For, as I have often told you before and now say again even with tears, live as enemies of the cross of Christ. Their destiny is destruction, their god is their stomach, and their glory is in their shame. Their mind is on earthly things. But our citizenship is in heaven. And we eagerly await a Savior from there, the Lord Jesus Christ, who, by the power that enables him to bring everything under his control, will transform our lowly bodies so that they will be like his glorious body.
Here we see a major key to Paul's life. Rejoice! Paul recognizes that our circumstances can be overwhelming, but he also knows that how we respond to those circumstances is very important. He stresses that what we need to do is to Rejoice!
Rejoice in the Lord always. I will say it again: Rejoice!
Paul also instructs us how to act in all of our circumstances and encounters. Like Christ, our gentleness is to be evident to all. Our reason to show this gentleness to everyone? It is because the Lord is near, and He is the one that we desire to please most of all. He is exalted, and our gentleness toward others is a contribution to that.
Let your gentleness be evident to all. The Lord is near.
How do we do achieve that gentleness in the midst of all of the circumstances, trials and other stresses of life? Paul explains this in the next two verses. We are to bring everything to God in prayer. Anxiety is not the answer, instead we need to present our requests to God, recognizing that only He can look after them. When we do this, His peace will guard our hearts and our minds.

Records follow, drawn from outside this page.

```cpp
int pinn_grad_reduce(pinn_net_t net, int nsrc, const pinn_plan_t* plans, void* const* wss,
                     float* grads, int accumulate, void* stream) {
  if (!net || !plans || !wss || !grads) return fail(-22, "pinn_grad_reduce: null argument%s");
  if (nsrc < 1 || nsrc > 4) return fail(-22, "pinn_grad_reduce: nsrc must be 1..4%s");
  ReduceArgs r;
  memset(&r, 0, sizeof(r));
  r.nsrc = nsrc; r.H = net->H; r.HP = net->HP; r.L = net->L; r.n_out = net->n_out;
  r.grads = grads; r.accumulate = accumulate;
  if (int rc = reduce_sources("pinn_grad_reduce", net, nsrc, plans, wss, r.src)) return rc;
  int rc = launch_reduce(r, (hipStream_t)stream);
  return rc ? hipfail(rc, "pinn_grad_reduce") : 0;
}

int pinn_adam_step(float* params, const float* grads, float* m, float* v, int64_t n,
                   float lr, float beta1, float beta2, float eps, int64_t step, void* stream) {
  if (!params || !grads || !m || !v) return fail(-22, "pinn_adam_step: null argument%s");
  if (step < 1) return fail(-22, "pinn_adam_step: step must be >= 1%s");
  double bc1 = 1.0 - std::pow((double)beta1, (double)step);
// ... 372 lines not shown
```

nsfnet_amd/csrc/dw.hip:

```cpp
#include "kernels.h"

template <int T> struct DwCfg;
template <> struct DwCfg<1> { static constexpr int TM = 1, TN = 1; };
template <> struct DwCfg<2> { static constexpr int TM = 1, TN = 2; };
template <> struct DwCfg<3> { static constexpr int TM = 1, TN = 3; };
template <> struct DwCfg<4> { static constexpr int TM = 2, TN = 2; };
template <> struct DwCfg<5> { static constexpr int TM = 1, TN = 5; };
template <> struct DwCfg<6> { static constexpr int TM = 2, TN = 3; };
template <> struct DwCfg<7> { static constexpr int TM = 1, TN = 7; };
template <> struct DwCfg<8> { static constexpr int TM = 4, TN = 2; };

template <int HP, int NS>
__global__ __launch_bounds__(HP * 2) void dw_kernel(DwArgs a) {
  constexpr int T = HP / 32;
  constexpr int TM = DwCfg<T>::TM, TN = DwCfg<T>::TN;
  constexpr int WN = T / TN;
  constexpr int LDW = HP + 4;
  constexpr int CH = 32;
  extern __shared__ float lds[];
  float* Zs = lds;
  float* As = lds + 2 * CH * LDW;
  const int tid = threadIdx.x, lane = tid & 63, i32 = lane & 31, h = lane >> 5;
  const int w = __builtin_amdgcn_readfirstlane(tid >> 6);
  const int wr = w / WN, wc = w % WN;
  const int l = blockIdx.y + 1;
  const int g = blockIdx.x;
  const int t0 = (int)((long)g * a.ntiles / a.groups), t1 = (int)((long)(g + 1) * a.ntiles / a.groups);
  const int nch = (t1 - t0) * 4;
  const int p = tid & 7, og = tid >> 3;

  f32x16 acc[TM][TN];
#pragma unroll
  for (int m = 0; m < TM; ++m)
#pragma unroll
    for (int n = 0; n < TN; ++n)
#pragma unroll
      for (int r = 0; r < 16; ++r) acc[m][n][r] = 0.f;

  f32x4 zr[4], sr[4];
  const bool rec = NS == 4 && a.s0_skip && l == 1;
  f32x4 wx4 = {0.f, 0.f, 0.f, 0.f}, wy4 = wx4, b4 = wx4;
  if (rec) {
    const f32x4* w0 = reinterpret_cast<const f32x4*>(a.prep + prep_w0x(HP));
    wx4 = w0[og]; wy4 = w0[HP / 4 + og]; b4 = w0[2 * (HP / 4) + og];
  }
  auto gload = [&](int ch) {
    const int tile = t0 + (ch >> 2), c = ch & 3;
    const f32x4* Zg = reinterpret_cast<const f32x4*>(a.Zb + ((size_t)tile * a.L + l) * act_block(HP)) + 8 * c;
    const f32x4* Sg = reinterpret_cast<const f32x4*>(a.S + ((size_t)tile * a.L + (l - 1)) * act_block(HP)) + 8 * c;
    const unsigned lo_ = (unsigned)(og * 32 + p);
// ... 48 lines not shown
  }
  __syncthreads();
  for (int ch = 0; ch < nch; ++ch) {
    const int buf = ch & 1;
    if (ch + 1 < nch) gload(ch + 1);
    const float* zp = Zs + buf * CH * LDW + h * LDW + 32 * (wr * TM) + i32;
    const float* ap = As + buf * CH * LDW + h * LDW + 32 * (wc * TN) + i32;
#pragma unroll
    for (int ks = 0; ks < CH / 2; ++ks) {
      float av[TM], bv[TN];
#pragma unroll
      for (int m = 0; m < TM; ++m) av[m] = zp[2 * ks * LDW + 32 * m];
#pragma unroll
      for (int n = 0; n < TN; ++n) bv[n] = ap[2 * ks * LDW + 32 * n];
#pragma unroll
      for (int m = 0; m < TM; ++m)
#pragma unroll
        for (int n = 0; n < TN; ++n)
          acc[m][n] = __builtin_amdgcn_mfma_f32_32x32x2f32(av[m], bv[n], acc[m][n], 0, 0, 0);
    }
    if (ch + 1 < nch) lstore(buf ^ 1);
    __syncthreads();
  }
  float* slab = a.slabs + ((size_t)(l - 1) * a.groups + g) * HP * HP;
#pragma unroll
  for (int m = 0; m < TM; ++m)
#pragma unroll
    for (int n = 0; n < TN; ++n)
#pragma unroll
      for (int r = 0; r < 16; ++r) {
        int o = 32 * (wr * TM + m) + mfma_row(r, h);
        int i = 32 * (wc * TN + n) + i32;
        slab[(size_t)o * HP + i] = acc[m][n][r];
      }
}

size_t dw_lds_bytes(int HP) { return (size_t)2 * 2 * 32 * (HP + 4) * sizeof(float); }
int dw_threads(int HP) { return HP * 2; }

template <int HP, int NS>
static int launch_one(const DwArgs& a, hipStream_t s) {
  size_t lds = dw_lds_bytes(HP);
  return launch_or_configure(&dw_kernel<HP, NS>, dim3(a.groups, a.L - 1), dim3(HP * 2), lds, s, a.configure, a);
}

#define DW_CASE(hp)                                                         \
  case hp:                                                                  \
    return NS == 4 ? launch_one<hp, 4>(a, s) : launch_one<hp, 1>(a, s);

int launch_dw(int HP, int NS, const DwArgs& a, hipStream_t s) {
  if (a.L <= 1 || a.groups <= 0) return 0;
  switch (HP) {
    DW_CASE(32) DW_CASE(64) DW_CASE(96) DW_CASE(128)
    DW_CASE(160) DW_CASE(192) DW_CASE(224) DW_CASE(256)
    default: return -1000;
  }
}
```

nsfnet_amd/csrc/dw_bf16.hip:

```cpp
#include "kernels.h"
#include "bf16_util.h"

template <int T> struct DwCfgB;
template <> struct DwCfgB<1> { static constexpr int TM = 1, TN = 1; };
template <> struct DwCfgB<2> { static constexpr int TM = 1, TN = 2; };
template <> struct DwCfgB<3> { static constexpr int TM = 1, TN = 3; };
template <> struct DwCfgB<4> { static constexpr int TM = 2, TN = 2; };
template <> struct DwCfgB<5> { static constexpr int TM = 1, TN = 5; };
template <> struct DwCfgB<6> { static constexpr int TM = 2, TN = 3; };
template <> struct DwCfgB<7> { static constexpr int TM = 1, TN = 7; };
template <> struct DwCfgB<8> { static constexpr int TM = 4, TN = 2; };

template <int HP>
struct DwImg {
  static constexpr int PADB = ((64 - 2 * HP) % 256 + 256) % 256;
  static constexpr int RSB = 2 * HP + PADB;
  static constexpr int CH = 32;
  static constexpr int ARR = CH * RSB;
  static constexpr size_t BYTES = (size_t)2 * 4 * ARR;
};

typedef __attribute__((address_space(3))) unsigned char lds_u8;
__device__ __forceinline__ u32x2 tr_read(const lds_u8* p) {
  typedef __attribute__((address_space(3))) s16x4 lds_s16x4;
  s16x4 v = __builtin_amdgcn_ds_read_tr16_b64_v4i16((lds_s16x4*)(p));
  return __builtin_bit_cast(u32x2, v);
}
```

Do not be anxious about anything, but in everything, by prayer and petition, with thanksgiving, present your requests to God. And the peace of God, which transcends all understanding, will guard your hearts and your minds in Christ Jesus.

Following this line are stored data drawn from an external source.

template <int ACT, bool FULL, bool BIG>
__global__ __launch_bounds__(BIG ? 512 : 256)
void linear_act_kernel(const __bf16* __restrict__ a,
                       const __bf16* __restrict__ w,
                       const __bf16* __restrict__ bias,
                       const __bf16* __restrict__ res,
                       __bf16* __restrict__ c, int m, int n, int k,
                       int tiles_m, int tile_base) {
  constexpr int BM = BIG ? 256 : 128, BN = BIG ? 256 : 128;
  constexpr int WAVES = BIG ? 8 : 4;
  constexpr int WN = BIG ? 4 : 2;
  constexpr int MI = BIG ? 8 : 4;
  constexpr int NJ = 4;
  constexpr int TILE_A = BM * BK * 2, TILE_BB = BN * BK * 2;
  constexpr int THREADS = BIG ? 512 : 256;

  extern __shared__ __attribute__((aligned(1024))) char smem[];
  auto sA = [&](int buf) { return smem + buf * (TILE_A + TILE_BB); };
  auto sB = [&](int buf) {
    return smem + buf * (TILE_A + TILE_BB) + TILE_A;
  };

  const int wg = tile_base + xcd_remap(blockIdx.x, gridDim.x);
  const int tile_n = wg / tiles_m, tile_m = wg % tiles_m;
  const int m0 = tile_m * BM, n0 = tile_n * BN;

  const int lane = threadIdx.x & 63, wave = threadIdx.x >> 6;
  const int wm = wave / WN, wn = wave % WN;

  const int nk = (k + BK - 1) / BK;
  const int valid_m = m - m0, valid_n = n - n0;
  const bool tile_full = valid_m >= BM && valid_n >= BN;

  auto stage = [&](int buf, int kt) {
    const long long ko = (long long)kt * BK;
    if (tile_full && (FULL || kt + 1 < nk)) {
      stage_glds<BM, WAVES>(a + (long long)m0 * k + ko, k, sA(buf), wave,
                            lane);
      stage_glds<BN, WAVES>(w + (long long)n0 * k + ko, k, sB(buf), wave,
                            lane);
    } else {
      const int vk = (int)min((long long)BK, (long long)k - ko);
      stage_guard<BM, THREADS>(a + (long long)m0 * k + ko, k, valid_m, vk,
                               sA(buf), threadIdx.x);
      stage_guard<BN, THREADS>(w + (long long)n0 * k + ko, k, valid_n, vk,
                               sB(buf), threadIdx.x);
    }
  };

  stage(0, 0);

  f32x4 acc[MI][NJ];
#pragma unroll
  for (int i = 0; i < MI; ++i)
#pragma unroll
    for (int j = 0; j < NJ; ++j) acc[i][j] = f32x4{0.f, 0.f, 0.f, 0.f};

  for (int kt = 0; kt < nk; ++kt) {
    __syncthreads();
    const int cur = kt & 1;
    const long long ko_nxt = (long long)(kt + 1) * BK;
    const bool glds_nxt =
        (kt + 1 < nk) && tile_full && (FULL || kt + 2 < nk);
    if ((kt + 1 < nk) && !glds_nxt) stage(1 - cur, kt + 1);
#pragma unroll
    for (int kk = 0; kk < 2; ++kk) {
      mfma_kstep<MI, NJ>(sA(cur), sB(cur), wm * (MI * 16), wn * (NJ * 16),
                         kk, lane, acc, [&] {
        if (glds_nxt) {
          stage_glds_piece<BM, WAVES>(a + (long long)m0 * k + ko_nxt, k,
                                      sA(1 - cur), wave, lane, kk, 2);
          stage_glds_piece<BN, WAVES>(w + (long long)n0 * k + ko_nxt, k,
                                      sB(1 - cur), wave, lane, kk, 2);
        }
      });
    }
  }

  epilogue_frag_hoisted<ACT, MI, NJ, !BIG>(
      tile_full, acc, bias, res, c, m, n, n, m0 + wm * (MI * 16),
      n0 + wn * (NJ * 16), lane);
}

Paul mentioned in 3:19 that the enemies of the cross of Christ have their mind on earthly things. So we need to know where to focus our minds. Paul tells us what we should think about in order to keep our minds on the things of God. When we do this, when we put into practice these things, along with everything else that we have received from Paul, we know that the God of peace will be with us.

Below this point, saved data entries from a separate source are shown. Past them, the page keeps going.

extern "C" int mg_primitive_create(mg_context *ctx, const mg_primitive_desc *d, mg_primitive **out) {
    MG_REQUIRE(ctx && d && out, "mg_primitive_create: NULL argument");
    *out = nullptr;
    MG_REQUIRE(d->n_basis >= 4, "mg_primitive_create: n_basis = %d, a cubic spline needs >= 4", d->n_basis);
    MG_REQUIRE(d->n_dim >= 1 && d->n_components >= 1 && d->n_canonical_frames >= 1,
               "mg_primitive_create: n_dim/n_components/n_canonical_frames must be >= 1");
    MG_REQUIRE(d->n_gmm >= 0, "mg_primitive_create: n_gmm < 0");
    MG_REQUIRE(d->eigen_vectors && d->mean_vector && d->knots, "mg_primitive_create: eigen_vectors/mean_vector/knots are required");
    MG_REQUIRE(d->n_gmm == 0 || (d->gmm_weights && d->gmm_means && d->gmm_covars),
               "mg_primitive_create: gmm arrays are required when n_gmm > 0");
    MG_REQUIRE((int64_t)d->n_basis * d->n_dim < (1 << 24), "mg_primitive_create: n_basis*n_dim too large");
    const int NB = d->n_basis, D = d->n_dim, L = d->n_components, K = d->n_gmm, R = NB * D;
    const int Lg = d->n_gmm_dims > 0 ? d->n_gmm_dims : L;
    MG_REQUIRE(Lg >= L, "mg_primitive_create: n_gmm_dims = %d < n_components = %d", Lg, L);
    const int Lt = d->n_time_components, NBt = d->n_basis_time;
    MG_REQUIRE(Lt >= 0 && (Lt == 0 || (NBt >= 4 && d->eigen_vectors_time && d->mean_time_vector && d->knots_time)),
               "mg_primitive_create: a time model needs n_basis_time >= 4, eigen_vectors_time, mean_time_vector and knots_time");
    for (int i = 0; i + 1 < NB + 4; i++)
        MG_REQUIRE(d->knots[i] <= d->knots[i + 1] && std::isfinite(d->knots[i + 1]), "mg_primitive_create: knots must be finite and non-decreasing");
    MG_REQUIRE(d->knots[3] < d->knots[NB], "mg_primitive_create: knot vector has an empty domain");
    MG_HIP_CHECK(hipSetDevice(ctx->device));

    mg_primitive *p = new (std::nothrow) mg_primitive();
    if (!p) return MG_ERR_OUT_OF_MEMORY;
    p->ctx = ctx;
    p->NB = NB; p->D = D; p->L = L; p->F = d->n_canonical_frames; p->K = K; p->R = R;
    p->nroot = std::min(3, D);
    p->KK = (L <= 4 * MG_MAX_KK) ? (((L + 3) / 4 + 1) / 2) * 2 : 0;
    p->Lg = Lg;
    p->KKg = (Lg <= 4 * MG_MAX_KK) ? (((Lg + 3) / 4 + 1) / 2) * 2 : 0;
    p->Lt = Lt; p->NBt = NBt;
    p->cshift = (4 - p->nroot) & 3;
    p->Dp = (D + p->cshift + 3) & ~3;
    p->RT = (NB * p->Dp + 15) / 16;
    p->knots.assign(d->knots, d->knots + NB + 4);
    double tm[3] = {1.0, 1.0, 1.0};
    if (d->translation_maxima)
        for (int i = 0; i < 3; i++) tm[i] = d->translation_maxima[i];

    p->Es.resize((size_t)R * L);
    p->means_.resize(R);
    for (int r = 0; r < R; r++) {
        double sc = (r % D < 3) ? tm[r % D] : 1.0;
        for (int k = 0; k < L; k++) {
            double e = d->eigen_is_transposed ? d->eigen_vectors[(size_t)r * L + k] : d->eigen_vectors[(size_t)k * R + r];
            p->Es[(size_t)r * L + k] = e * sc;
        }
        p->means_[r] = d->mean_vector[r] * sc;
    }

    int rc = MG_OK;
    {
        std::vector<float> et32((size_t)L * R);
        std::vector<double> et64((size_t)L * R);
        for (int r = 0; r < R; r++)
            for (int k = 0; k < L; k++) {
                et64[(size_t)k * R + r] = p->Es[(size_t)r * L + k];
                et32[(size_t)k * R + r] = (float)p->Es[(size_t)r * L + k];
            }
        if (rc == MG_OK) rc = mg_upload(ctx, et32, &p->d_Et32);
        if (rc == MG_OK) rc = mg_upload(ctx, et64, &p->d_Et64);
        if (rc == MG_OK) rc = mg_upload(ctx, p->means_, &p->d_mean);
        if (rc == MG_OK) rc = mg_upload(ctx, p->knots, &p->d_knots);
        {
            std::vector<float> m32((size_t)p->RT * 16, 0.0f);
            for (int i = 0; i < NB; i++)
                for (int dd = p->nroot; dd < D; dd++)
                    m32[(size_t)i * p->Dp + dd + p->cshift] = (float)p->means_[(size_t)i * D + dd];
            if (rc == MG_OK) rc = mg_upload(ctx, m32, &p->d_mean32);
        }
        if (rc == MG_OK && p->KK > 0) {
            const int KK = p->KK, nr = p->nroot, RR = NB * nr;
            p->RRT = (RR + 15) / 16;
            std::vector<double> rpack((size_t)p->RRT * KK * 64, 0.0), mroot((size_t)p->RRT * 16, 0.0);
            for (int rr = 0; rr < RR; rr++) mroot[rr] = p->means_[(size_t)(rr / nr) * D + rr % nr];
            for (int t = 0; t < p->RRT; t++)
                for (int kk = 0; kk < KK; kk++)
                    for (int lane = 0; lane < 64; lane++) {
                        int rr = t * 16 + (lane & 15), k = 4 * kk + (lane >> 4);
                        if (rr < RR && k < L)
                            rpack[((size_t)t * KK + kk) * 64 + lane] = p->Es[((size_t)(rr / nr) * D + rr % nr) * L + k];
                    }
            rc = mg_upload(ctx, rpack, &p->d_Erpack);
            if (rc == MG_OK) rc = mg_upload(ctx, mroot, &p->d_meanroot);
        }
        if (rc == MG_OK && p->KK > 0) {
            const int KK = p->KK, Dp = p->Dp;
            std::vector<float> pack((size_t)p->RT * KK * 64, 0.0f);
            for (int rt = 0; rt < p->RT; rt++)
                for (int kk = 0; kk < KK; kk++)
                    for (int lane = 0; lane < 64; lane++) {
                        int rp = rt * 16 + (lane & 15), k = 4 * kk + (lane >> 4);
                        int i = rp / Dp, dd = rp - i * Dp - p->cshift;
                        float v = (i < NB && dd >= 0 && dd < D && k < L) ? (float)p->Es[((size_t)i * D + dd) * L + k] : 0.0f;
                        pack[(((size_t)rt * (KK / 2) + kk / 2) * 64 + lane) * 2 + (kk & 1)] = v;
                    }
            {
                const size_t n1 = pack.size();
                pack.resize(2 * n1, 0.0f);
                for (int rt = 0; rt < p->RT; rt++)
                    for (int kk = 0; kk < KK; kk++)
                        for (int lane = 0; lane < 64; lane++) {
                            const float v = pack[(((size_t)rt * (KK / 2) + kk / 2) * 64 + lane) * 2 + (kk & 1)];
                            const int q = kk / 4, nq = KK / 4;
                            const size_t tile = n1 + (size_t)rt * KK * 64;
                            if (q < nq) pack[tile + ((size_t)q * 64 + lane) * 4 + (kk & 3)] = v;
                            else pack[tile + (size_t)nq * 256 + (size_t)lane * 2 + (kk & 1)] = v;
                        }
            }
            rc = mg_upload(ctx, pack, &p->d_Epack);
        }
    }
    if (rc != MG_OK) { mg_primitive_free(p); return rc; }

    if (K > 0) {
        p->gw.assign(d->gmm_weights, d->gmm_weights + K);
        p->gm.assign(d->gmm_means, d->gmm_means + (size_t)K * Lg);
        p->gc.assign(d->gmm_covars, d->gmm_covars + (size_t)K * Lg * Lg);
        p->gp.assign((size_t)K * Lg * Lg, 0.0);
        std::vector<double> chol((size_t)K * Lg * Lg), inv((size_t)Lg * Lg);
        std::vector<double> gP((size_t)K * Lg * Lg, 0.0), gmP((size_t)K * Lg), gconst(K);
        const double log2pi = std::log(2.0 * M_PI);
        for (int k = 0; k < K; k++) {
            double *c = &chol[(size_t)k * Lg * Lg];
            if (!(p->gw[k] >= 0.0) || !std::isfinite(p->gw[k])) {
                mg_set_error("mg_primitive_create: gmm_weights[%d] is negative or not finite", k);
                mg_primitive_free(p);
                return MG_ERR_INVALID_ARGUMENT;
            }
            if (!mg_cholesky_lower(&p->gc[(size_t)k * Lg * Lg], Lg, c)) {
                mg_set_error("mg_primitive_create: gmm_covars[%d] is not positive definite", k);
                mg_primitive_free(p);
                return MG_ERR_NOT_POSITIVE_DEFINITE;
            }
            std::fill(inv.begin(), inv.end(), 0.0);
            for (int col = 0; col < Lg; col++)
                for (int r = col; r < Lg; r++) {
                    double s = (r == col) ? 1.0 : 0.0;
                    for (int q = col; q < r; q++) s -= c[r * Lg + q] * inv[(size_t)q * Lg + col];
                    inv[(size_t)r * Lg + col] = s / c[r * Lg + r];
                }
            double *P = &p->gp[(size_t)k * Lg * Lg];
            double logdet = 0.0;
            for (int i = 0; i < Lg; i++) {
                for (int j = 0; j < Lg; j++) P[i * Lg + j] = inv[(size_t)j * Lg + i];
// ... 932 lines not shown
}
extern "C" int mg_back_project_frames_f64_host(mg_primitive *p, const mg_time_grid *g, const void *lat, int dt,
                                               int64_t B, int64_t ld, double *frames) {
    int rc = mg_check_latents("mg_back_project_frames_f64_host", p, lat, dt, B, ld);
    if (rc != MG_OK) return rc;
    if (!g) g = p->canonical;
    int64_t ob = B * (int64_t)g->T * p->D * 8;
    mg_host_io io;
    if ((rc = io.stage(p->ctx, lat, B * ld * (int64_t)mg_dt_size(dt), ob)) != MG_OK) return rc;
    if ((rc = mg_back_project_frames_f64(p, g, io.d_in, dt, B, ld, (double *)io.d_out)) != MG_OK) return rc;
    return io.finish(frames, ob);
}
extern "C" int mg_back_project_coeffs_host(mg_primitive *p, const void *lat, int dt, int64_t B, int64_t ld,
                                           void *coeffs, int odt) {
    int rc = mg_check_latents("mg_back_project_coeffs_host", p, lat, dt, B, ld);
    if (rc != MG_OK) return rc;
    MG_REQUIRE(odt == MG_F32 || odt == MG_F64, "mg_back_project_coeffs_host: bad output dtype %d", odt);
    int64_t ob = B * (int64_t)p->R * (int64_t)mg_dt_size(odt);
    mg_host_io io;
    if ((rc = io.stage(p->ctx, lat, B * ld * (int64_t)mg_dt_size(dt), ob)) != MG_OK) return rc;
    if ((rc = mg_back_project_coeffs(p, io.d_in, dt, B, ld, io.d_out, odt)) != MG_OK) return rc;
    return io.finish(coeffs, ob);
}
extern "C" int mg_spline_evaluate_host(mg_primitive *p, const mg_time_grid *g, const double *coeffs, int64_t n, double *frames) {
    MG_REQUIRE(p != nullptr && n >= 0, "mg_spline_evaluate_host: bad arguments");
    if (!g) g = p->canonical;
    int64_t ib = n * (int64_t)p->R * 8, ob = n * (int64_t)g->T * p->D * 8;
    mg_host_io io;
    int rc;
    if ((rc = io.stage(p->ctx, coeffs, ib, ob)) != MG_OK) return rc;
    if ((rc = mg_spline_evaluate(p, g, (const double *)io.d_in, n, (double *)io.d_out)) != MG_OK) return rc;
    return io.finish(frames, ob);
}
extern "C" int mg_time_function_canonical_host(mg_primitive *p, const void *gamma, int gdt, int64_t B, int64_t ld, double *out) {
    MG_REQUIRE(p != nullptr && B >= 0 && (gdt == MG_F32 || gdt == MG_F64), "mg_time_function_canonical_host: bad arguments");
    int64_t ob = B * (int64_t)p->F * 8;
    mg_host_io io;
    int rc;
    if ((rc = io.stage(p->ctx, gamma, B * ld * (int64_t)mg_dt_size(gdt), ob)) != MG_OK) return rc;
    if ((rc = mg_time_function_canonical(p, io.d_in, gdt, B, ld, (double *)io.d_out)) != MG_OK) return rc;
    return io.finish(out, ob);
}
extern "C" int mg_gmm_log_prob_host(mg_primitive *p, const void *x, int xdt, int64_t B, int64_t ld, void *logp, int odt) {
    int rc = mg_check_mixture_rows("mg_gmm_log_prob_host", p, x, xdt, B, ld);
    if (rc != MG_OK) return rc;
    MG_REQUIRE(odt == MG_F32 || odt == MG_F64, "mg_gmm_log_prob_host: bad output dtype %d", odt);
    int64_t ob = B * (int64_t)mg_dt_size(odt);
    mg_host_io io;
    if ((rc = io.stage(p->ctx, x, B * ld * (int64_t)mg_dt_size(xdt), ob)) != MG_OK) return rc;
    if ((rc = mg_gmm_log_prob(p, io.d_in, xdt, B, ld, io.d_out, odt)) != MG_OK) return rc;
    return io.finish(logp, ob);
}
extern "C" int mg_gmm_sample_host(mg_primitive *p, int64_t n, const int64_t *counts, uint64_t seed, void *x, int xdt,
                                  int64_t ld, int32_t *comp) {
    MG_REQUIRE(p != nullptr && n >= 0 && ld >= (p ? p->Lg : 0), "mg_gmm_sample_host: bad arguments");
    MG_REQUIRE(xdt == MG_F32 || xdt == MG_F64, "mg_gmm_sample_host: bad dtype %d", xdt);
    int64_t xb = n * ld * (int64_t)mg_dt_size(xdt), cb = n * 4;
    void *dx = nullptr, *dc = nullptr;
    int rc = mg_device_malloc(p->ctx, xb, &dx);
    if (rc != MG_OK) return rc;
    rc = mg_device_malloc(p->ctx, cb, &dc);
    if (rc == MG_OK) rc = mg_memset(p->ctx, dx, 0, xb);
    if (rc == MG_OK) rc = mg_gmm_sample(p, n, counts, seed, dx, xdt, ld, (int32_t *)dc);
    if (rc == MG_OK) rc = mg_memcpy_d2h(p->ctx, x, dx, xb);
    if (rc == MG_OK && comp) rc = mg_memcpy_d2h(p->ctx, comp, dc, cb);
    (void)mg_device_free(p->ctx, dx);
    (void)mg_device_free(p->ctx, dc);
    return rc;
}
extern "C" int mg_score_constraint_residuals_host(mg_primitive *p, const mg_constraint_set *cs, const void *lat, int dt,
                                                  int64_t B, int64_t ld, double *res) {
    int rc = mg_check_latents("mg_score_constraint_residuals_host", p, lat, dt, B, ld);
    if (rc != MG_OK) return rc;
    MG_REQUIRE(cs && cs->prim == p, "mg_score_constraint_residuals_host: constraint set is NULL or belongs to another primitive");
    int64_t ob = B * (int64_t)cs->n * 8;
    mg_host_io io;
    if ((rc = io.stage(p->ctx, lat, B * ld * (int64_t)mg_dt_size(dt), ob)) != MG_OK) return rc;
    if ((rc = mg_score_constraint_residuals(p, cs, io.d_in, dt, B, ld, (double *)io.d_out)) != MG_OK) return rc;
    return io.finish(res, ob);
}
extern "C" int mg_gmm_log_prob_jac_host(mg_primitive *p, const void *x, int xdt, int64_t B, int64_t ld, double *jac) {
    int rc = mg_check_mixture_rows("mg_gmm_log_prob_jac_host", p, x, xdt, B, ld);
    if (rc != MG_OK) return rc;
    int64_t ob = B * (int64_t)p->Lg * 8;
    mg_host_io io;
    if ((rc = io.stage(p->ctx, x, B * ld * (int64_t)mg_dt_size(xdt), ob)) != MG_OK) return rc;
    if ((rc = mg_gmm_log_prob_jac(p, io.d_in, xdt, B, ld, (double *)io.d_out)) != MG_OK) return rc;
    return io.finish(jac, ob);
}
extern "C" int mg_score_constraints_host(mg_primitive *p, const mg_constraint_set *cs, const void *lat, int dt,
                                         int64_t B, int64_t ld, void *errors, int odt) {
    int rc = mg_check_latents("mg_score_constraints_host", p, lat, dt, B, ld);
    if (rc != MG_OK) return rc;
    MG_REQUIRE(odt == MG_F32 || odt == MG_F64, "mg_score_constraints_host: bad output dtype %d", odt);
    int64_t ob = B * (int64_t)mg_dt_size(odt);
    mg_host_io io;
    if ((rc = io.stage(p->ctx, lat, B * ld * (int64_t)mg_dt_size(dt), ob)) != MG_OK) return rc;
    if ((rc = mg_score_constraints(p, cs, io.d_in, dt, B, ld, io.d_out, odt)) != MG_OK) return rc;
    return io.finish(errors, ob);
}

Finally, brothers, whatever is true, whatever is noble, whatever is right, whatever is pure, whatever is lovely, whatever is admirable--if anything is excellent or praiseworthy--think about such things. Whatever you have learned or received or heard from me, or seen in me--put it into practice. And the God of peace will be with you.
For many people, the amount of property, gold or other possessions that they accumulate is related to how successful they are. Paul says that he knows what it is to have or not have these possessions. In the midst of this, he has learned the secret of being content in any and every situation. The key to this is to realize Who it is who gives us strength.
I know what it is to be in need, and I know what it is to have plenty. I have learned the secret of being content in any and every situation, whether well fed or hungry, whether living in plenty or in want. I can do everything through him who gives me strength.
Remember, this letter was written by Paul from prison. In the natural, it seemed as if Paul was in trouble and no one would blame him for complaining about his situation. However, Paul confidently states that he can do everything through him who gives him strength - Jesus Christ. He continues (and concludes) his letter by stating that God can meet all of the believer's needs according to his glorious riches in Christ Jesus.
And my God will meet all your needs according to his glorious riches in Christ Jesus. To our God and Father be glory for ever and ever. Amen.
It is interesting to note that had Paul not been in prison so many times, we might not have many of his letters. What the enemy tried to use to silence him actually caused his message to be spread more widely, with his message being circulated throughout the churches, and then passed on down to us for our encouragement and edification.